Thursday, April 9, 2009

Wii and iPods at home, Activboards at school

By Heather Smith
Eden Daily News
August 14, 2007

REIDSVILLE - Reidsville High School English teacher Wayne Knight stood before what looked like an ordinary white board. The board displayed a Web site.

"This is great. I can show the kids a video about D.H. Lawrence before I have them read Sons and Lovers," Knight said.

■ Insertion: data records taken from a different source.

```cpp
#ifndef WALK_BUDGET
#define WALK_BUDGET 8
#endif
template <class TV>
static __device__ bool wave_peak_ok(const TV &t, int p, double pmin, double wmin, double rel)
{
    const int ln = lane_id();
    double prom = 0.0, lmn = 0.0, rmn = 0.0;
    bool have = p >= 0, done = true;
    int pb = PB_DONE;
    if (have) pb = tv_prominence_budget(t, p, WALK_BUDGET, pmin, prom, lmn, rmn);
    if (pb == PB_REJECT) have = false;
// ... 23 lines not shown
        const double xp = tv_get(t, pp);
        const double height = xp - pr * rel;
        double dummy;
        int il = coop_find_down<WALK_WIDTH>(t, pp, t.lo + 1, xp, height, dummy, sl);
        if (il < t.lo + 1) il = t.lo;
        int ir = coop_find_up<WALK_WIDTH>(t, pp, t.hi - 1, xp, height, dummy, sr);
        if (ir > t.hi - 1) ir = t.hi;
        double left_ip = (double)il, right_ip = (double)ir;
        { double xi = tv_get(t, il); if (xi < height) left_ip += (height - xi) / (tv_get(t, il + 1) - xi); }
        { double xi = tv_get(t, ir); if (xi < height) right_ip -= (height - xi) / (tv_get(t, ir - 1) - xi); }
        if (ln == src) width = right_ip - left_ip;
    }
    return cand && (wmin <= width);
}

template <class TV>
static __device__ int wave_first_peak(const TV &t, double pmin, double wmin, double rel)
{
    const int ln = lane_id();
    for (int base = t.lo + 1; base < t.hi; base += 64) {
        int i = base + ln;
        int p = (i < t.hi) ? tv_peak_at(t, i) : -1;
        const bool ok = wave_peak_ok(t, p, pmin, wmin, rel);
        unsigned long long mk = __ballot(ok);
        if (mk) return __shfl(p, __ffsll((long long)mk) - 1);
    }
    return -1;
}
```

### adapted_amd/csrc/handle.h

```cpp
#pragma once
#include <hip/hip_runtime.h>

#include <string>
#include <vector>

#include "adapted_hip.h"
#include "carve.h"

#define ADP_HIDDEN __attribute__((visibility("hidden")))

extern ADP_HIDDEN thread_local std::string g_err;

#define HIPCHK(expr)                                                                         \
    do {                                                                                     \
        hipError_t e_ = (expr);                                                              \
        if (e_ != hipSuccess) {                                                              \
            g_err = std::string(#expr) + ": " + hipGetErrorString(e_);                       \
            return ADP_ERR_HIP;                                                              \
        }                                                                                    \
    } while (0)
#define RCCHK(expr) do { int rc_ = (expr); if (rc_) return rc_; } while (0)
#define ALLOCCHK(failed) do { if (failed) { g_err = "device allocation failed"; return ADP_ERR_HIP; } } while (0)

struct DevBuf {
// ... 18 lines not shown
struct ProfEntry { const char *name; hipEvent_t a, b; };
#define ADP_MAX_LANES 4

struct adp_handle {
    int device = 0;
    hipStream_t stream = nullptr;
    hipStream_t stream3 = nullptr;
    hipEvent_t ev_copy[16] = {};
    hipStream_t stream2 = nullptr;
    hipEvent_t ev_fork = nullptr, ev_join = nullptr;
    hipEvent_t ev_conv[3] = {};
    adp_cfg cfg;
    int max_reads = 0, m = 0;
    int T = 0, off = 0, ds = 1, L = 0, Lp = 0, nck = 0, nsum = 0;
    DevBuf mbs, ghist, gbelow, gcnt, cbuf, fz, fcnt, n1heavy, ct_pk, ct_pv, ct_out, gstat, down, nvalid, ck, tail, trace, bmax, bmin, t1, adapter_idx, polya_idx;
    DevBuf bounds, topk_none, rows, preq, series, have_series, vscratch, pk, pkv, npk, mk, st, sp, any_none, sig_stage, len_stage, bounds_stage;
    int vslots = 0, vstride = 0, pslots = 0;
    bool profiling = false;
    std::vector<ProfEntry> prof;
    std::vector<hipEvent_t> ev_pool;
    size_t ev_used = 0;
    int last_n = 0, last_nmb = 0;
    int layout = 0;
    int oh1 = 5;
    int pos_off = 0;
    DevBuf rng0;
    DevBuf cnn_w, cnn_act[2], cnn_x, cnn_sc, ct_st, ct_lnz, ct_ap, cstat, op_arena, op_used, series_plan;
    DevBuf ws;
    DevBuf fb_sel, so_sel, pt_sel, sub_ws;
    unsigned int fb_n_sel = 0, so_n_sel = 0;
    bool pt_looked = false;
// ... 57 lines not shown
```

### adapted_amd/csrc/llr_stream.h

```cpp
#pragma once
#include <type_traits>
#include "common.h"
#include "log_cr.h"
#include "wave_stats.h"

extern __device__ unsigned long long g_dbg[ADP_NDBG];

#define NP_TILE 512
struct SpHead {
    int32_t valid, max_idx, a2, e0;
    float mx;
    int32_t op_end;
    int32_t op_head, op_body, hit;
    int32_t pad;
};

template <class SIG, bool SP = false, int NQ = 0>
__global__ void __launch_bounds__(256) k_norm_pool(SIG sig, int m, int T, int off, int ds, int L, int Lp,
                                                   int mbsize, const MbState *__restrict__ mbs,
                                                   float *__restrict__ down, int32_t *__restrict__ nvalid,
                                                   const int64_t *__restrict__ ranges, const int32_t *__restrict__ full_len,
                                                   int tails_nan = 0, SpHead *__restrict__ sp_head = nullptr, float sp_thr = 0.f)
{
    extern __shared__ __attribute__((aligned(16))) float tile[];
// ... 323 lines not shown
#endif
#ifndef GAINS_EU
#define GAINS_EU 4
#endif
#ifndef GAINS_WPB
#define GAINS_WPB 4
#endif
template <int PASS>
__global__ void __launch_bounds__(64 * GAINS_WPB, 4) k_gains(const float *__restrict__ down, const int32_t *__restrict__ nvalid, int Lp, int nck,
                                              const double2 *__restrict__ ck, const double2 *__restrict__ tail,
                                              const int32_t *__restrict__ adapter_idx, int mbsize,
                                              const MbState *__restrict__ mbs, double *__restrict__ trace,
                                              double *__restrict__ bmax, double *__restrict__ bmin, int nsum,
                                              int2 *__restrict__ t1, int sanitize, int32_t *__restrict__ pk_all,
                                              int32_t *__restrict__ npk_all, int pk_stride, double *__restrict__ gstat, int n_reads, int oh1,
                                              double *__restrict__ pkv_all = nullptr, int tile_fast = 0)
{
    __shared__ __attribute__((aligned(16))) double sg_[GAINS_WPB][64 * (CK + 1)];
    __shared__ __attribute__((aligned(16))) double lt_[3 * LOGCR_N];
    LDS double *sg = (LDS double *)sg_[threadIdx.x >> 6];
    const int r = blockIdx.x * GAINS_WPB + (threadIdx.x >> 6);
    const int ln = lane_id();
    for (int i = threadIdx.x; i < 3 * LOGCR_N; i += 64 * GAINS_WPB) lt_[i] = g_logcr_table[i];
    __syncthreads();
    if (r >= n_reads) return;
    const LDS double *lt = (const LDS double *)lt_;
    auto flog = [&](double v) { return log_cr_impl(v, lt, [](double u) { return gains_log_slow(u); }); };
    if (mbs[r / mbsize].status != ADP_MB_OK) return;
    const int n = nvalid[r];
    if (n <= 0) return;
    int start = 0, oh = oh1, ot = 5;
    if (PASS == 2) {
        start = adapter_idx[r];
        if (start < 0) return;
        oh = 1; ot = 1;
    }
    const int E = n - 1;
    const float *s = down + (size_t)r * Lp;
    const double2 *c = ck + (size_t)r * nck;
// ... 11 lines not shown
    {
        double v = (start == E) ? 0.0 : var_seg(te.y, c2s, te.x, cs, (double)(E - start));
        vs = (double)(E - start) * flog(v);
    }
    const bool fast_read = tile_fast && __all(__builtin_fabs(vs) < __builtin_inf() && __builtin_bit_cast(uint64_t, vs) != 0x8000000000000000ULL);
    int n_fast = 0, n_redo = 0;
    int first_pos = 0x7fffffff, last_pos = -1;
    double st_s1 = 0.0, st_s2 = 0.0;
    int st_nan = 0;
    const bool emit = (PASS == 2 || sanitize) && pk_all;
    int32_t *pk = emit ? pk_all + (size_t)r * pk_stride : nullptr;
    double *pkv = (emit && pkv_all) ? pkv_all + (size_t)r * pk_stride : nullptr;
    int npk = 0;
    bool plateau = false;
    double carry1 = 0.0, carry2 = 0.0;
    for (int tb = 0; tb < n; tb += TRACE_TILE) {
        ws_sync();
        const int i0 = tb + ln * CK;
        const float4 *s4 = reinterpret_cast<const float4 *>(s + (i0 < Lp ? i0 : 0));
        double a = 0.0, b = 0.0;
        if (i0 < n) { double2 p = c[i0 / CK]; a = p.x; b = p.y; }
        double mx = -__builtin_inf(), mn = __builtin_inf();
        double dlh = (double)(i0 - start), dlt = (double)(E - i0);
        auto point = [&](auto interior_c, int t, int i, float qf) {
            constexpr bool INTERIOR = decltype(interior_c)::value;
            double gi = 0.0;
            const double lh_len = dlh, lt_len = dlt;
            dlh += 1.0; dlt -= 1.0;
            if (INTERIOR || i < n) {
                if (INTERIOR || (i >= start + oh && i < E - ot)) {
                    double vh = var_seg(b, c2s, a, cs, lh_len);
// ... 210 lines not shown
```

### adapted_amd/csrc/peaks.h

```cpp
#pragma once
#include "common.h"
#include "find_peaks.h"

extern __device__ unsigned long long g_dbg[ADP_NDBG];

template <class P>
static __device__ int adapter_peak_read(P g, P bmx, P bmn, int n, int2 se, double s1, double s2, int nnan,
                                        double prominence, double rel_height, int width)
{
    const int ln = lane_id();
    const int cn = se.y - se.x;
    if (n < 3 || cn < 3) return -1;
    double o1 = 0.0, o2 = 0.0; int onan = 0;
    for (int i0 = 0; i0 < se.x; i0 += 512) {
        double v[8];
#pragma unroll
        for (int u = 0; u < 8; u++) { const int i = i0 + u * 64 + ln; v[u] = i < se.x ? g[i] : 0.0; }
#pragma unroll
        for (int u = 0; u < 8; u++) { o1 += v[u]; o2 += v[u] * v[u]; }
    }
    for (int i0 = se.y; i0 < n; i0 += 512) {
        double v[8];
#pragma unroll
        for (int u = 0; u < 8; u++) { const int i = i0 + u * 64 + ln; v[u] = i < n ? g[i] : 0.0; }
// ... 58 lines not shown
#define PK_STEP 16
#endif
#ifndef PK_PREFIX
#define PK_PREFIX 224
#endif
#define PST_NONE 0u
#define PST_REMOVED 1u
#define PST_KEPT 2u
#define PST_UNDECIDED 3u
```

Using a special stylus, Knight tapped the board and picked a video about classic authors. He inserted the video into a presentation he was building, and he played it on the interactive Activboard.

Rockingham County schools received a grant to buy 130 Activboards for the 2007-08 school year. Each school got at least two of the boards, which have been installed this past summer. Reidsville High School received 17. Williamsburg Elementary School has an Activboard in each third- and fourth-grade classroom.

Marea Bridges, instructional technology specialist for the schools, has been teaching two-day workshops to prepare teachers to use Activboards this fall.

A teacher uses the stylus much like a computer mouse - to open and close applications, to scroll and to select. But the user can write directly on the desktop, much like football commentators do when analyzing play or formation.

Testing on material that has just been taught can be done immediately using Activote. The hand-held, half-egg-shaped pods operate on radio frequencies and are distributed to each student. With them, teachers can also take attendance and administer tests.

Multimedia lessons are designed with software called Activstudio. Video, pictures, animations and sounds can be incorporated into electronic lessons called flipcharts. The software can link to different types of documents, such as PowerPoint presentations, Word documents and Excel files.

Teachers can play a video about DNA, circling important words or drawing arrows to certain amino acids, then give a pop quiz to find which students understand the concept and which need to be retaught.

Bridges believes it is time for education to catch up with technology.
At home, the average student might have a stereo, television, cell phone, laptop, iPod, Wii, and other gadgets. Simple pencils and paper are what await them at school.

"Kids say they have to power down when they come to school," said Bridges.

"We don't want the kids sitting in their seats," Bridges said to the teachers in her class, "we want them to be up at the board working."

Bridges allowed the teachers to work on their own during last month's workshop, and the room was abuzz with teachers brainstorming techniques on designing lessons in Activstudio.

Determined to have Activboards for Rockingham County, Superintendent Dr. Rodney Shotwell had interested teachers apply for grants funded by state money as part of the Leandro lawsuit. In the application, teachers explained specific ways they would tailor their lessons to feature the Activboard. Shotwell said he received more than 200 applications.

This summer's trainings will be just the first in a series for teachers. Other sessions will be held in October and April.

Shotwell said he became impressed with Activboards while superintendent of Macon County schools. He pushed for them in schools in 2003 and did not have to wait long to see good results, he said.

"The immediate effect, I think, was that lesson designs changed," he said. "Teachers were reinvigorated. There was a participation in the classroom that wasn't there before the technology."